Weissach Wie Meditation und Malerei zusammenhängen

Von Marion Graeber 

Über die Vielfältigkeit der Farbe und Materialien drückt sich die Kunst der Monika Esslinger aus. Ihre Exponate sind noch bis 31. August im Artifex-Galerieraum zu sehen.

Die Künstlerin Monika Esslinger vor ihren Werken, die noch bis Donnerstag im Weissacher Galerieraum zu sehen sind. Foto: Marion Graeber
Die Künstlerin Monika Esslinger vor ihren Werken, die noch bis Donnerstag im Weissacher Galerieraum zu sehen sind. Foto: Marion Graeber

Weissach - In Stuttgart geboren, ist Monika Esslinger sowohl in der Landeshauptstadt wie auch in Korntal-Münchingen aufgewachsen. „Ich bin kein Landkind“, sagt sie und lächelt. „Ich bin unheimlich gern in der Stadt.“ Über den Kunstverein Artifex hat die Künstlerin den Weg nach Weissach gefunden. Nun stellt sie ihre rund 30 Exponate im Galerieraum in Weissach aus. „Ich bin erst seit zwei Jahren dabei“, unterstreicht sie hierbei. „Das ist ein besonderer, ein hochkarätiger Kunstverein.“ Vor 25 Jahren hat Esslinger mit der Aquarellmalerei begonnen. Dann folgte eine lange Pause. Seit dem Jahr 2010 hat sie sich nun der Malerei wieder in seiner ganzen Fülle gewidmet. „Ich liebe es abstrakt“, sagt sie.
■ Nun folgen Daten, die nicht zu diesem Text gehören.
+                const int g = e < FD::NRES ? 0 : e - FD::NRES;
+                f.cur[2 * g] = (R)v.x; f.cur[2 * g + 1] = (R)v.y;
+            }
+            ++at;
+        }
+    }
+};
 template <int MODE, bool DERIVE, class R>
 __device__ __forceinline__ ResPre<R> res_pre(R ra, R rb, R rc, R z1, R z2)
 {
@@ -889,6 +978,9 @@
     using R = typename FD::R;
     uint32_t staleG = 0;
     const __amdgpu_buffer_rsrc_t rsrc = __builtin_amdgcn_make_buffer_rsrc(const_cast<double2*>(X.A.track), 0, (int)X.A.trackBytes, 0x00020000);
+    flat_u4* const rowArea = reinterpret_cast<flat_u4*>(X.rowLds) + flat_rows_first(FD::STAGE, CH);
+    UniformRows<FD, FD::USUAL, CH> uni;
+    uint32_t nUniform = 0;
     for (int iter = 0; iter < nIter; ++iter) {
         STAMP_BEGIN();
         STAMP_IDLE();
@@ -941,9 +1033,11 @@
                 continue;
             }
             STAMP_KIND(-1);
-            auto mixedChunk = [&](auto setTag, auto allRowsTag) __attribute__((always_inline)) {
+            auto mixedChunk = [&](auto setTag, auto allRowsTag, auto uniformTag) __attribute__((always_inline)) {
                 constexpr uint32_t SET = decltype(setTag)::value;
                 constexpr bool ALLROWS = decltype(allRowsTag)::value;
+                constexpr bool UNIFORM = decltype(uniformTag)::value;
+                static_assert(!UNIFORM || ALLROWS, "a UNIFORM chunk is an ALLROWS chunk");
                 const uint32_t fix = staleG & ~SET;
                 if (fix) {
 #pragma unroll
@@ -952,6 +1046,12 @@
                     staleG &= SET;
                 }
                 staleG |= SET;
+                if constexpr (UNIFORM) {
+                    flat2_rows_to_lds<FD, SET, CH>(f, uni, rsrc, rowArea);
+                    ++nUniform;
+#pragma unroll KLATT_MIX_UNROLL
+                    for (int i = 0; i < CH; ++i) body(c, i, setTag, FlatTake<FD, SET>{f, rowArea + i * flat_set_entries<FD, SET>()});
+                } else {
 #pragma unroll KLATT_MIX_UNROLL
                 for (int i = 0; i < CH; ++i) {
                     if (!ALLROWS) {
@@ -962,14 +1062,18 @@
                     body(c, i, setTag, FlatMid<FD, SET, ALLROWS>{f, rsrc, has});
                     if (!ALLROWS && has) f.left--;
                 }
+                }
                 if (ALLROWS) f.left = f.left > (uint32_t)CH ? f.left - (uint32_t)CH : 0u;
             };
             constexpr uint32_t ALL = (1u << FD::NE) - 1u;
             const bool usual = FD::USUAL != 0u && FD::USUAL != ALL && c != 0 && (f.wmask & ~FD::USUAL) == 0u;
             const bool allRows = usual && __all(!f.live || (f.left >= (uint32_t)CH && f.startAt > t1));
-            if (allRows) mixedChunk(std::integral_constant<uint32_t, FD::USUAL>{}, std::true_type{});
-            else if (usual) mixedChunk(std::integral_constant<uint32_t, FD::USUAL>{}, std::false_type{});
-            else mixedChunk(std::integral_constant<uint32_t, ALL>{}, std::false_type{});
+            if (allRows) {
+                if (X.A.uniformRows && flat2_uniform<FD, FD::USUAL, CH>(f, uni)) mixedChunk(std::integral_constant<uint32_t, FD::USUAL>{}, std::true_type{}, std::true_type{});
+                else mixedChunk(std::integral_constant<uint32_t, FD::USUAL>{}, std::true_type{}, std::false_type{});
+            }
+            else if (usual) mixedChunk(std::integral_constant<uint32_t, FD::USUAL>{}, std::false_type{}, std::false_type{});
+            else mixedChunk(std::integral_constant<uint32_t, ALL>{}, std::false_type{}, std::false_type{});
             f.produced = f.length < t1 ? f.length : t1;
             perChunk();
         }
@@ -984,10 +1088,11 @@
     }
 #endif
     (void)stampSlot;
+    flat2_count_uniform(X.A, nUniform);
 }
 
 template <int MODE, bool NOISE, int CH, int WPS = KLATT_MINWAVES, bool NASAL = true, bool STREAM = false, bool FLAT = false, bool LONE = false>
-__global__ void __launch_bounds__(kLanes * kStages, WPS) klatt_systolic(const KernelArgs A)
+__global__ void __launch_bounds__(kLanes * kStages, (FLAT && WPS == 1) ? 2 : WPS) klatt_systolic(const KernelArgs A)
 {
     static_assert(!LONE || STREAM, "LONE: a live handle pulled alone");
     static_assert(NASAL || !NOISE, "only quiet launches have a nasal-free instantiation");
@@ -1023,7 +1128,7 @@
     const FrameWindow fw = frame_window(A, d);
     const StageCtx X{A, d, A.frames + fw.base * kNumParams, A.meta + fw.base, fw.off, fw.mask,
                      FLAT ? A.flatRef + d.frameStart : nullptr, FLAT ? A.sourceRef + d.frameStart : nullptr, LONE,
-                     LONE ? reinterpret_cast<double*>(lds + L::kBytes + wave * kLoneLdsPerStage) : nullptr};
+                     LONE ? reinterpret_cast<double*>(lds + L::kBytes + wave * kLoneLdsPerStage) : nullptr, FLAT ? lds + L::kRows : nullptr};
     const uint32_t nkey = noise_key(d.seed), ninc = noise_inc(d.seed), ninc2 = noise_inc2(ninc);
     constexpr int FINAL = NOISE ? 2 : 3;
 #ifndef KLATT_PRELOAD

Mit Kunst, sagt Esslinger, sei sie nicht aufgewachsen. Doch der Vater war nach seiner beruflichen Zeit künstlerisch aktiv. „Er hat Holzreliefs gemacht“, sagt sie. Mit dem Besuch eines Volkshochschulkurses hat Monika Esslinger ebenfalls in die Welt der Kunst Einblick erhalten. Doch das war nicht das, was Kunst für sie bedeuten sollte. Später folgten Workshops an Kunstakademien. Beispielsweise in Gerlingen.

Seit drei Jahren in Gerlingen

„In Gerlingen bin ich seit drei Jahren. Ich habe herausgefunden, dass das für mich am besten ist“, unterstreicht Monika Esslinger. Es ist der Austausch mit anderen Kursteilnehmern und das Auseinandersetzen mit Themen, was für die Künstlerin reizvoll ist. „Zu Hause habe ich kein Atelier, meine Wohnung ist nicht so groß“, betont sie.
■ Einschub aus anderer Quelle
+                    GQD2_ISSUE_NEXT(rslot)
+                }
+                gcur = gnxt; gnxt = gfar;
+            }
+            rslot = nslot;
+        }
+    }
+    if (!chain) asm volatile("s_waitcnt vmcnt(0)\n\ts_barrier" ::: "memory");
+#undef GQD2_ISSUE_NEXT
+#undef GQD2_ISSUE_G
+#undef GQD2_ISSUE_Q
+    float* tile = sm->tile[wv];
+#pragma unroll
+    for (int t = 0; t < R; ++t)
+        if (t < nvalid) {
+#pragma unroll
+            for (int b = 0; b < B; ++b)
+                gq_tile_out<7, true>(acc[t][b], 0.f, 0.f, &sm->rb[wv][0][32 * t], &sm->rb[wv][1][32 * t], sm->colq[wv][b][c], sm->cols[wv][b][c], scale_out, tile, Tout + 32 * b, ldt, unit0 + t,
+                                     cunit + b * c_stride, amax[b], lane, nx.unit0 != unit0);
+        }
+}
+
+template <int NT>
+__global__ __launch_bounds__(256, 1) void k_gq_d2(const int8_t* __restrict__ G, int64_t ldg, int64_t units, int64_t nstage,
+                                                   const int8_t* __restrict__ Qd, int64_t qd_stride, const double* __restrict__ qscale,
+                                                   const float* __restrict__ rv, const float* __restrict__ bv,
+                                                   const float* __restrict__ sv, float* __restrict__ Tout,
+                                                   float* __restrict__ cpart, int64_t c_stride, double* __restrict__ apart, int64_t a_stride,
+                                                   int scale_out, int64_t ldt, int chain_ok, int phase_mul) {
+    extern __shared__ __attribute__((aligned(16))) char gqd_smem[];
+    Gqd2Smem* sm = reinterpret_cast<Gqd2Smem*>(gqd_smem);
+    __builtin_assume(nstage >= 2 && (nstage & 1) == 0);
+    const int wv = __builtin_amdgcn_readfirstlane(threadIdx.x >> 6);
+    const uint32_t ph = (uint32_t)(((int64_t)(blockIdx.x & 7) * (phase_mul & 0xffff) + (int64_t)(blockIdx.x >> 3) * (phase_mul >> 16)) % nstage);
+    const int64_t u0 = (units * (int64_t)blockIdx.x) / gridDim.x;
+    const int64_t u1 = (units * ((int64_t)blockIdx.x + 1)) / gridDim.x;
+    float amax[kGqd2Blocks] = {0.f, 0.f};
+    {
+        const int l0 = threadIdx.x & 63;
+        sm->colq[wv][l0 >> 5][l0 & 31] = qscale[l0];
+        sm->cols[wv][l0 >> 5][l0 & 31] = sv[l0];
+    }
+    auto round_at = [&](int64_t u) -> GqdRound {
+        const int64_t rem = u1 - u, take = rem < kGqd2RoundUnits ? rem : kGqd2RoundUnits;
+        const int base = (int)(take >> 2), extra = (int)(take & 3);
+        const int nv = base + (wv < extra ? 1 : 0);
+        GqdRound r;
+        r.nv = nv; r.R = nv ? nv : 1;
+        r.unit0 = nv ? u + wv * base + (wv < extra ? wv : extra) : u;
+        return r;
+    };
+    const bool chain_all = chain_ok && nstage > kGqd2Slots;
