__device__ inline void jacobi_eigen3(double A[3][3], double V[3][3], double d[3])
{
    for (int i = 0; i < 3; i++) for (int j = 0; j < 3; j++) V[i][j] = (i == j) ? 1.0 : 0.0;
    for (int sweep = 0; sweep < 12; sweep++) {
        double off = fabs(A[0][1]) + fabs(A[0][2]) + fabs(A[1][2]);
        double diag = fabs(A[0][0]) + fabs(A[1][1]) + fabs(A[2][2]);
        if (off <= 1e-300 || off <= 1e-18 * diag) break;
#pragma unroll
// ... 330 lines not shown
#pragma unroll
    for (int k = 0; k < 8; k++) {
        const double *p = kernarg_read<const double *>(__builtin_offsetof(PackMArgs, prop) + ((size_t)k * SPH_MAX_ARRAYS + sl) * sizeof(double *));
        v[k] = p[o];
    }
    const double rho = v[6];
    const double q = rho != 0.0 ? v[7] * (1.0 / (rho * rho)) : 0.0;
    const double srho = ((a.cls >> sl) & 1u) ? -rho : rho;
    if (!(rho > 0.0) && fabs(v[0]) < SPH_PARKED_MIN) atomicOr(a.rho_flag, 1u);
    double hp = 0.0;
    if (VH) hp = kernarg_read<const double *>(__builtin_offsetof(PackMArgs, prop) + ((size_t)8 * SPH_MAX_ARRAYS + sl) * sizeof(double *))[o];
    a.fpos[i] = make_float4((float)(v[0] - a.gmin[0]), (float)(v[1] - a.gmin[1]), (float)(v[2] - a.gmin[2]),
                            VH ? (float)(a.hr * hp) : (float)a.hr);
    double2 pc[PACK_MAXP];
#pragma unroll
    for (int k = 0; k < PACK_MAXP; k++) pc[k] = make_double2(0.0, 0.0);
    int np;
    if (VH && F32) {
        pc[0] = __builtin_bit_cast(double2, make_float4((float)(v[0] - a.gmin[0]), (float)(v[1] - a.gmin[1]), (float)(v[2] - a.gmin[2]), (float)hp));
        pc[1] = __builtin_bit_cast(double2, make_float4((float)v[3], (float)v[4], (float)v[5], (float)srho));
        np = 2;
    } else if (VH) {
        pc[0] = make_double2(v[0], v[1]); pc[1] = make_double2(v[2], hp);
        pc[2] = make_double2(v[3], v[4]); pc[3] = make_double2(v[5], srho);
        np = 4;
    } else if (F32) {
        pc[0] = __builtin_bit_cast(double2, make_float4((float)(v[0] - a.gmin[0]), (float)(v[1] - a.gmin[1]), (float)(v[2] - a.gmin[2]), (float)v[3]));
        pc[1] = __builtin_bit_cast(double2, make_float4((float)v[4], (float)v[5], (float)srho, (float)q));
        np = 2;
    } else {
        pc[0] = make_double2(v[0], v[1]); pc[1] = make_double2(v[2], v[3]);
        pc[2] = make_double2(v[4], v[5]); pc[3] = make_double2(srho, q);
        np = 4;
    }
    emit_pieces(a, i, pc, np);
}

Sich der Malerei widmen, ist für Monika Esslinger wie in Meditation zu sein. In diesem Zustand kann sie abschalten. Vom Alltag und auch dem Berufsstress im Vollzeitjob einer Versicherung. „Ich bin Bauchmaler. Arbeite intuitiv. Es ist sehr viel Seelenleben in meinen Bildern“, betont sie.

Titel gibt die Malerin ihren Bildern nicht. Alle Werke sind durchgehend nummeriert. „Ich möchte die Betrachter nicht auf etwas hinweisen. Viele sehen in meinen Bildern unterschiedliches.“ Auch sind die Motive nicht wirklich Motive. Es ist abstrakte Malerei und in der Interpretation offen.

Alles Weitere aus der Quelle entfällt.